Extracted records
____

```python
def _k4s2_maps():
    P, S = [], []
    for g in range(8):
        j = (g >> 2, (g >> 1) & 1, g & 1)
        for i_ in range(8):
            i = (i_ >> 2, (i_ >> 1) & 1, i_ & 1)
            k = [3 - 2 * i[a] - j[a] for a in range(3)]
# ... 587 lines not shown
        R = len(self.refinement)
        plan = F_.compact_sigmoid_plan(geo.coords, 2, int(geo.coords.shape[0]), geo.coords, 2 if runs[0] else 0, teacher[0])
        plans = [plan]
        for h in range(R):
            if not runs[h] or plan[1] == 0:
                plans.append(None)
                continue
            locs = plan[2]
            children = F_.expand8_coords(locs)
            attach(locs, children=children)
            plan = F_.compact_sigmoid_plan(children, 2, 8 * plan[1], children,
                                           self.refinement[h].plan_depth, teacher[h + 1])
            plans.append(plan)
        return plans

    def _forward_stages(self, feat_rows, occ_rows, skips, geo, loss_weights, runs, teacher=None, plans=None,
                        capacity=None):
        if not (self.pass_occ or self.pass_feats):
            return None
        R = len(self.refinement)
        if getattr(geo, 'coords_i64', None) is None:
            geo.coords_i64 = F_.coords_to_i64(geo.coords)
        outputs = [[geo.coords_i64, occ_rows]]
        n_all = occ_rows.shape[0]
        tv = (lambda h: None) if teacher is None else (lambda h: teacher[h])
        if plans is not None:
            sel, cnt, locs = plans[0]
        elif capacity is not None:
            sel, cnt, locs = F_.compact_capped(occ_rows.detach(), 2, n_all, geo.coords, 2 if runs[0] else 0, capacity, 0,
                                               tv(0))
        else:
            sel, cnt, locs = F_.compact_sigmoid_plan(occ_rows.detach(), 2, n_all, geo.coords, 2 if runs[0] else 0, tv(0))
        prev = (occ_rows if self.pass_occ else None, feat_rows if self.pass_feats else None, sel, locs, cnt)
        for h in range(R):
            if not runs[h]:
                outputs.append([[], []])
                continue
            if cnt == 0:
                outputs.append([[], []])
                continue
            ref = self.refinement[h]
            got = ref.stage(prev, skips[R - h] if self.use_skip_sparse else None)
            if got is None:
                return None if h == 0 else self._stage_fallback()
            y, out, coords_next = got
            outputs.append([F_.coords_to_i64(coords_next), out])
            if plans is not None:
                sel, cnt, locs = plans[h + 1]
            elif capacity is not None:
                sel, cnt, locs = F_.compact_capped(out.detach(), 2, out.shape[0], coords_next, ref.plan_depth, capacity,
                                                   h + 1, tv(h + 1))
            else:
                sel, cnt, locs = F_.compact_sigmoid_plan(out.detach(), 2, out.shape[0], coords_next, ref.plan_depth, tv(h + 1))
            prev = (y if ref.pass_feats else None, out if ref.pass_occ else None, sel, locs, cnt)
        if not runs[R]:
            return [[], []], outputs
        if cnt == 0:
            return [[], []], outputs
        sdf = self.surfacepred.stage(prev, skips[0] if self.use_skip_sparse else None)
        if sdf is None:
            return self._stage_fallback()
        return [F_.coords_to_i64(prev[3]), sdf], outputs

    @staticmethod
    def _stage_fallback():
        raise RuntimeError('sgnn_amd: a generative stage could not be compiled into a native program after an earlier '
                           'one was; set sgnn_amd.model.STAGES = False to run the per-module path')
```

____

### EXERCISE
From the entries above, extract every line where the word "teacher" appears.

### RESULT
        plan = F_.compact_sigmoid_plan(geo.coords, 2, int(geo.coords.shape[0]), geo.coords, 2 if runs[0] else 0, teacher[0])
                                           self.refinement[h].plan_depth, teacher[h + 1])
    def _forward_stages(self, feat_rows, occ_rows, skips, geo, loss_weights, runs, teacher=None, plans=None,
        tv = (lambda h: None) if teacher is None else (lambda h: teacher[h])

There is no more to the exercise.